Mediastinoscopy is used for staging to delineate the metastases to mediastinal lymph nodes. Cervical mediastinoscopy is indicated for right pulmonary lesions; a Chamberlain procedure (left second interspace mediastinoscopy) is indicated for left pulmonary lesions. Generally, mediastinoscopy is performed if the lymph nodes appear larger than 1 cm in diameter on a CT scan because the accuracy of CT scan results for predicting metastatic involvement in enlarged lymph nodes is only 70%. Conversely, if the CT scan does not reveal any enlarged lymph nodes, the patient is deemed operable. If the nodes in the mediastinum are positive, the prognosis is poor. The exception to this rule is an upper lobe lesion with positive nodes on the right side of the trachea only. If these are internodal, spread is considered local, and the tumor may still be resectable.

Liver, bone, and brain scans are performed to determine the presence of any metastatic disease. Although more than 90% of patients can be correctly diagnosed based on clinical and radiological findings alone, open biopsy of the tumor for pathological validation may be performed through a supraclavicular incision. Results from a needle biopsy through the supraclavicular or posterior triangle are also successful in confirming the diagnosis and in delineating the cell type prior to treatment. Even though clinical diagnosis is relatively simple, performing a tissue biopsy is still necessary.


The treatment of a Pancoast tumor may differ from that of other types of non-small cell lung cancer (NSCLC). Its position and close proximity to vital structures (such as nerves and spine) may make surgery difficult. As a result, and depending on the stage of the cancer, treatment may involve radiation and chemotherapy given prior to surgery (neoadjuvant treatment).
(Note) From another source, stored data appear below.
enum Stage : int {
  ST_A = 0,
  ST_B = 1,
  ST_C = 2,
  ST_D = 3,
  ST_REFRESH = 4,
  ST_PROBE = 5,
  ST_B2 = 6,
  ST_D2 = 7,
  ST_SE = 8,
  ST_FE = 9,
  ST_VK = 10,
  ST_VM = 11,
  ST_C_RO = 12,
  ST_D_RC = 13,
  ST_D2_RC = 14
};

using acc_t = long long;

__device__ __forceinline__ acc_t acc_row_sum(const acc_t* __restrict__ row, int j, int S, long long sub) {
  const acc_t* p = row + j;
  acc_t t = 0;
  int s = 0;
  for (; s + 4 <= S; s += 4) {
    const acc_t r0 = p[0]; p += sub;
    const acc_t r1 = p[0]; p += sub;
    const acc_t r2 = p[0]; p += sub;
    const acc_t r3 = p[0]; p += sub;
    t += (r0 + r1) + (r2 + r3);
  }
  for (; s < S; ++s) { t += p[0]; p += sub; }
  return t;
}

struct SweepArgs {
  long long N;
  long long ld;
  long long chunk;
  int Ng;
  int nblk;
  int R;
  int reverse;
  int fg;
  int S;
  int act_inline;
  long long sub;
  double magic;
  double L, dx, rdx, dt;
  double c_prev, c_cur, d_cur, c_next, d_prev;
  double scale, n0;
  double to_units;
  double N_over_L;
};

struct SolveArgs {
  long long N;
  long long sub;
  int Ng;
  int nblk;
  int fg;
  int S;
  double L, dx, n0;
  double scale;
  double N_over_L;
};

struct AccRequest { acc_t r[4]; };
__device__ __forceinline__ AccRequest acc_row_request(const acc_t* __restrict__ row, int j, int S, long long sub) {
  AccRequest q;
#pragma unroll
  for (int s = 0; s < 4; ++s) q.r[s] = row[(size_t)(s < S ? s : 0) * sub + j];
  return q;
}
__device__ __forceinline__ acc_t acc_row_finish(const AccRequest& q, int S) {
  return (q.r[0] + (S > 1 ? q.r[1] : 0)) + ((S > 2 ? q.r[2] : 0) + (S > 3 ? q.r[3] : 0));
}

struct Control {
  const double* ext;
  const double* act;
  const double* basis;
  int M;
};

__device__ __forceinline__ double actuator_field(const double* __restrict__ bc, const double* __restrict__ bs,
                                                 const double* __restrict__ a, int j, int M) {
  double c = 0.0, s = 0.0;
  for (int m = 0; m < M; ++m) c += bc[(size_t)j * M + m] * a[m];
  for (int m = 0; m < M; ++m) s += bs[(size_t)j * M + m] * a[M + m];
  return c + s;
}

typedef double pic_v2d __attribute__((ext_vector_type(2)));
typedef float pic_v4f __attribute__((ext_vector_type(4)));
typedef unsigned pic_v4u __attribute__((ext_vector_type(4)));

struct PosF64 { using X = double;   using V = double; using W = double; using XV = pic_v2d; using VV = pic_v2d; static constexpr int VEC = 2; static constexpr bool kFixed = false; };
struct PosF32 { using X = float;    using V = float;  using W = float;  using XV = pic_v4f; using VV = pic_v4f; static constexpr int VEC = 4; static constexpr bool kFixed = false; };
struct PosU32 { using X = unsigned; using V = float;  using W = float;  using XV = pic_v4u; using VV = pic_v4f; static constexpr int VEC = 4; static constexpr bool kFixed = true; };

template <typename VT>
__device__ __forceinline__ VT stream_load(const VT* p) { return *p; }

struct StreamOut {
  __amdgpu_buffer_rsrc_t rsrc;
  __device__ explicit StreamOut(void* base) : rsrc(__builtin_amdgcn_make_buffer_rsrc(base, 0, 0x7fffffff, 0x00020000)) {}
  template <typename VT>
  __device__ __forceinline__ void store(int off, VT v) const {
    static_assert(sizeof(VT) == 16, "particle tiles are 16 bytes per lane");
    typedef unsigned pic_v4raw __attribute__((ext_vector_type(4)));
    pic_v4raw w;
    __builtin_memcpy(&w, &v, 16);
    __builtin_amdgcn_raw_buffer_store_b128(w, rsrc, off, 0, 16);
  }
};

template <typename P>
struct Consts {
  typename P::W L, dx, rdx, dt, c_prev, c_cur, d_cur, c_next, d_prev;
  float to_units;
  double magic;
  int Ng;
  __device__ explicit Consts(const SweepArgs& a)
      : L((typename P::W)a.L), dx((typename P::W)a.dx), rdx((typename P::W)a.rdx), dt((typename P::W)a.dt),
        c_prev((typename P::W)a.c_prev), c_cur((typename P::W)a.c_cur), d_cur((typename P::W)a.d_cur),
        c_next((typename P::W)a.c_next), d_prev((typename P::W)a.d_prev), to_units((float)a.to_units), magic(a.magic), Ng(a.Ng) {}
  __device__ Consts(double L_, double dx_, int Ng_)
      : L((typename P::W)L_), dx((typename P::W)dx_), rdx((typename P::W)1 / (typename P::W)dx_), dt(0), c_prev(0),
        c_cur(0), d_cur(0), c_next(0), d_prev(0), to_units((float)(4294967296.0 / L_)), magic(0), Ng(Ng_) {}
};

template <typename T>
__device__ __noinline__ T wrap_periodic_far(T q, T L) {
  T r = fmod(q, L);
  if (r < T(0)) {
    r += L;
    if (r >= L) r = T(0);
  } else if (r == T(0)) {
    r = T(0);
  }
  return r;
}

template <typename T>
__device__ __forceinline__ T wrap_periodic(T q, T L, unsigned& bad) {
  if (__builtin_amdgcn_ballot_w64(!(q > T(0) && q < L)) == 0) return q;
  T up = q + L;
  up = (up >= L) ? T(0) : up;
  T r = (q <= T(0)) ? up : q;
  r = (q >= L) ? q - L : r;
  if (__builtin_expect(!(r >= T(0) && r < L), 0)) {
    r = wrap_periodic_far(q, L);
    if (!(r >= T(0) && r < L)) {
      bad += 1u;
      r = T(0);
    }
  }
  return r;
}

template <typename T>
__device__ __forceinline__ T div_dx(T a, T dx, T rdx) {
  T q0 = a * rdx;
  T rem = fma(-q0, dx, a);
  return fma(rem, rdx, q0);
}

template <typename P, int SHAPE>
__device__ __forceinline__ void locate_in_box(typename P::X xw, const Consts<P>& k, int& j, typename P::W (&w)[3], unsigned& frac) {
  using T = typename P::W;
  static_assert(!P::kFixed, "fixed-point positions need no wrap: locate() is the whole of it");
  frac = 0u;
  T jf = floor(div_dx(xw, k.dx, k.rdx));
  j = (int)jf;
  if ((unsigned)j >= (unsigned)k.Ng) j = 0;
  if (SHAPE == PIC_CIC) {
    w[0] = div_dx((jf + T(1)) * k.dx - xw, k.dx, k.rdx);
    w[1] = div_dx(xw - jf * k.dx, k.dx, k.rdx);
    w[2] = T(0);
  } else {
    T d = div_dx(xw - jf * k.dx, k.dx, k.rdx);
    T a = T(1.5) - d, b = d - T(1), c = d - T(0.5);
    w[0] = T(0.5) * (a * a);
    w[1] = T(0.75) - b * b;
    w[2] = T(0.5) * (c * c);
  }
}

template <typename P, int SHAPE>
__device__ __forceinline__ void locate(typename P::X q, const Consts<P>& k, typename P::X& xw, int& j,
                                       typename P::W (&w)[3], unsigned& frac, unsigned& bad) {
  using T = typename P::W;
  if constexpr (P::kFixed) {
    xw = q;
    j = (int)__umulhi(q, (unsigned)k.Ng);
    frac = q * (unsigned)k.Ng;
    const T d = (T)frac * T(2.3283064365386963e-10);
    if (SHAPE == PIC_CIC) {
      w[1] = d;
      w[0] = T(1) - d;
      w[2] = T(0);
    } else {
      T a = T(1.5) - d, b = d - T(1), c = d - T(0.5);
      w[0] = T(0.5) * (a * a);
      w[1] = T(0.75) - b * b;
      w[2] = T(0.5) * (c * c);
    }
  } else {
    xw = wrap_periodic(q, k.L, bad);
    locate_in_box<P, SHAPE>(xw, k, j, w, frac);
  }
}

template <typename P>
__device__ __forceinline__ double pos_to_length(typename P::X q, double L) {
  if constexpr (P::kFixed) return (double)q * (L * 2.3283064365386963e-10);
  else return (double)q;
}

template <typename P>
__device__ __forceinline__ typename P::X pos_from_length(double xs, double L, unsigned& bad) {
  if constexpr (P::kFixed) {
    double r = xs - floor(xs / L) * L;
    if (!(r >= 0.0 && r < L)) { if (!(r == L)) bad += 1u; r = 0.0; }
    return (unsigned)((unsigned long long)rint(r / L * 4294967296.0) & 0xFFFFFFFFull);
  } else {
    return (typename P::X)xs;
  }
}

template <typename P>
__device__ __forceinline__ typename P::X drift(typename P::X q, typename P::V p, typename P::W c, const Consts<P>& k,
                                               unsigned& bad) {
  using T = typename P::W;
  if constexpr (P::kFixed) {
    const float d = ((c * (T)p) * k.dt) * k.to_units;
    if (!(fabsf(d) < 2147483648.0f)) bad += 1u;
    return q + (unsigned)__float2int_rn(d);
  } else {
    return q + (c * (T)p) * k.dt;
  }
}

template <typename T, int SHAPE>
__device__ __forceinline__ T gather_field(const T* __restrict__ Es, int j, const T (&w)[3]) {
  T e = w[0] * Es[j] + w[1] * Es[j + 1];
  if (SHAPE == PIC_TSC) e = e + w[2] * Es[j + 2];
  return e;
}

struct fix_t { unsigned long long v; };
constexpr int FX_FRAC = 24;
constexpr int FX_LOW = 44;

__device__ __forceinline__ acc_t to_fixed(double w, double magic) {
  return __double_as_longlong(w + magic) - __double_as_longlong(magic);
}

template <typename A, typename P, int SHAPE>
__device__ __forceinline__ void deposit(A* __restrict__ acc, int j, const typename P::W (&w)[3], unsigned frac,
                                        double magic) {
  if constexpr (std::is_same<A, fix_t>::value) {
    static_assert(SHAPE == PIC_CIC, "the packed accumulator is CIC only");
    unsigned long long lo;
    if constexpr (P::kFixed) {
      lo = (frac >> 8) + ((frac >> 7) & 1u);
    } else {
      const float wr = fminf(fmaxf((float)w[1], 0.0f), 1.0f);
      lo = (unsigned long long)(unsigned)(wr * (float)(1u << FX_FRAC) + 0.5f);
    }
    atomicAdd(reinterpret_cast<unsigned long long*>(acc) + j, (1ull << FX_LOW) + lo);
  } else if constexpr (std::is_same<A, acc_t>::value) {
    unsigned long long* a = reinterpret_cast<unsigned long long*>(acc);
    atomicAdd(a + j, (unsigned long long)to_fixed((double)w[0], magic));
    atomicAdd(a + j + 1, (unsigned long long)to_fixed((double)w[1], magic));
    if (SHAPE == PIC_TSC) atomicAdd(a + j + 2, (unsigned long long)to_fixed((double)w[2], magic));
  } else {
    atomicAdd(&acc[j], (A)w[0]);
    atomicAdd(&acc[j + 1], (A)w[1]);
    if (SHAPE == PIC_TSC) atomicAdd(&acc[j + 2], (A)w[2]);
  }
}

template <int CTRL, int ROW_MASK = 0xF>
__device__ __forceinline__ double dpp_add(double v) {
  const int lo = __builtin_amdgcn_update_dpp(0, __double2loint(v), CTRL, ROW_MASK, 0xF, true);
  const int hi = __builtin_amdgcn_update_dpp(0, __double2hiint(v), CTRL, ROW_MASK, 0xF, true);
  return v + __hiloint2double(hi, lo);
}

__device__ __forceinline__ double wave_incl_scan(double v) {
  v = dpp_add<0x111>(v);
  v = dpp_add<0x112>(v);
  v = dpp_add<0x114>(v);
  v = dpp_add<0x118>(v);
  v = dpp_add<0x142, 0xA>(v);
  v = dpp_add<0x143, 0xC>(v);
  return v;
}

__device__ __forceinline__ double wave_sum(double v) {
  v = wave_incl_scan(v);
  const int lo = __builtin_amdgcn_readlane(__double2loint(v), 63);
  const int hi = __builtin_amdgcn_readlane(__double2hiint(v), 63);
  return __hiloint2double(hi, lo);
}

template <int NW>
__device__ __forceinline__ double block_excl_scan(double v, double* ws, double& total) {
  const int lane = threadIdx.x & 63, w = threadIdx.x >> 6;
  double inc = wave_incl_scan(v);
  if (lane == 63) ws[w] = inc;
  __syncthreads();
  double off = 0.0, tot = 0.0;
  for (int i = 0; i < NW; ++i) {
    double s = ws[i];
    if (i < w) off += s;
    tot += s;
  }
  __syncthreads();
  total = tot;
  return off + (inc - v);
}

template <int NW>
__device__ __forceinline__ double block_sum(double v, double* ws) {
  double w = wave_sum(v);
  if ((threadIdx.x & 63) == 0) ws[threadIdx.x >> 6] = w;
  __syncthreads();
  double s = 0.0;
  for (int i = 0; i < NW; ++i) s += ws[i];
  __syncthreads();
  return s;
}

template <int NW>
__device__ __forceinline__ void block_sum2(double a, double b, double* ws, double& sa, double& sb) {
  const double wa = wave_sum(a), wb = wave_sum(b);
  if ((threadIdx.x & 63) == 0) {
    ws[threadIdx.x >> 6] = wa;
    ws[NW + (threadIdx.x >> 6)] = wb;
  }
  __syncthreads();
  sa = 0.0;
  sb = 0.0;
  for (int i = 0; i < NW; ++i) {
    sa += ws[i];
    sb += ws[NW + i];
  }
  __syncthreads();
}

template <int NW>
__device__ __forceinline__ void mesh_mode(const double* __restrict__ E, const double* __restrict__ twc,
                                          const double* __restrict__ tws, int Ng, double* __restrict__ ws, double& re,
                                          double& im) {
  double sr = 0.0, si = 0.0;
  int t0 = threadIdx.x;
  asm volatile("" : "+v"(t0));
  for (int j = t0; j < Ng; j += NW * 64) {
    const double e = E[j];
    sr += e * twc[j];
    si -= e * tws[j];
  }
  double a, b;
  block_sum2<NW>(sr, si, ws, a, b);
  re = a / Ng * 2.0;
  im = b / Ng * 2.0;
}

struct Feedback {
  const double* tw;
  int rows;
  int M;
  double* act_out;
  double* act_hist;
  const double* gain;
  double* modes;
  double* modes_hist;
};

__device__ __forceinline__ double gain_row(const double* __restrict__ g, const double* __restrict__ m, int n) {
  double acc = 0.0;
  bool any = false;
  for (int k = 0; k < n; ++k) {
    const double gk = g[k];
    if (gk != 0.0) {
      const double t = gk * m[k];
      acc = any ? acc + t : t;
      any = true;
    }
  }
  return acc;
}

template <int NW>
__device__ __forceinline__ void feedback_action(const double* __restrict__ E, const Feedback& fb, int env, int Ng,
                                                double* __restrict__ ws, double* __restrict__ a_lds) {
  const size_t r = (size_t)env * 2 * fb.M;
  for (int m = 0; m < fb.M; ++m) {
    double re, im;
    mesh_mode<NW>(E, fb.tw + (size_t)m * Ng, fb.tw + ((size_t)fb.rows + m) * Ng, Ng, ws, re, im);
    if (threadIdx.x == 0) {
      if (fb.gain) {
        double* mv = a_lds ? a_lds : fb.modes + r;
        mv[m] = re; mv[fb.M + m] = im;
        if (fb.modes_hist) { fb.modes_hist[r + m] = re; fb.modes_hist[r + fb.M + m] = im; }
        continue;
      }
      const double c = -re, s = im;
      if (a_lds) { a_lds[m] = c; a_lds[fb.M + m] = s; }
      if (fb.act_out) { fb.act_out[r + m] = c; fb.act_out[r + fb.M + m] = s; }
      if (fb.act_hist) { fb.act_hist[r + m] = c; fb.act_hist[r + fb.M + m] = s; }
    }
  }
  if (fb.gain) {
    __syncthreads();
    const int n = 2 * fb.M;
    int i = threadIdx.x;
    asm volatile("" : "+v"(i));
    const double a = i < n ? gain_row(fb.gain + (r + i) * n, a_lds ? a_lds : fb.modes + r, n) : 0.0;
    if (a_lds) __syncthreads();
    if (i < n) {
      if (a_lds) a_lds[i] = a;
      if (fb.act_out) fb.act_out[r + i] = a;
      if (fb.act_hist) fb.act_hist[r + i] = a;
    }
  }
}

__device__ __forceinline__ void scan_fields(double* __restrict__ sb, double* __restrict__ sp, int Ng, double dx,
                                            double* __restrict__ slot, int wave = 0) {
  if ((int)(threadIdx.x >> 6) != wave) return;
  const int lane = threadIdx.x & 63;
  const int m = (Ng + 63) / 64;
  const int lo = min(lane * m, Ng), hi = min(lo + m, Ng);
  double loc = 0.0;
  for (int j = lo; j < hi; ++j) loc += sb[j];
  double run = wave_incl_scan(loc) - loc;
  loc = 0.0;
  for (int j = lo; j < hi; ++j) {
    run += sb[j];
    const double g = run * dx;
    sb[j] = g;
    loc += g;
  }
  const double gmean = wave_sum(loc) / (double)Ng;
  if (lane == 0) slot[0] = gmean;
  if (sp) {
    loc = 0.0;
    for (int j = lo; j < hi; ++j) loc += (sb[j] - gmean) * dx;
    run = wave_incl_scan(loc) - loc;
    double ploc = 0.0;
    for (int j = lo; j < hi; ++j) {
      sp[j] = run;
      ploc += run;
      run += (sb[j] - gmean) * dx;
    }
    ploc = wave_sum(ploc);
    if (lane == 0) slot[1] = ploc / (double)Ng;
  }
}

struct SolveOut {
  const double* ext;
  double *E, *phi;
  double *KE, *PE, *PEr;
  double* hist;
  int num_envs;
  Feedback fb;
};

Surgery may consist of the removal of the upper lobe of a lung together with its associated structures (subclavian artery, vein, branches of the brachial plexus, ribs and vertebral bodies), as well as mediastinal lymphadenectomy. Surgical access may be via thoracotomy from the back or the front of the chest and modifications.

NOTE: The above information is for processing purpose. The information provided herein should not be used during any medical emergency or for the diagnosis or treatment of any medical condition.

DISCLAIMER: This information should not substitute for seeking responsible, professional medical care.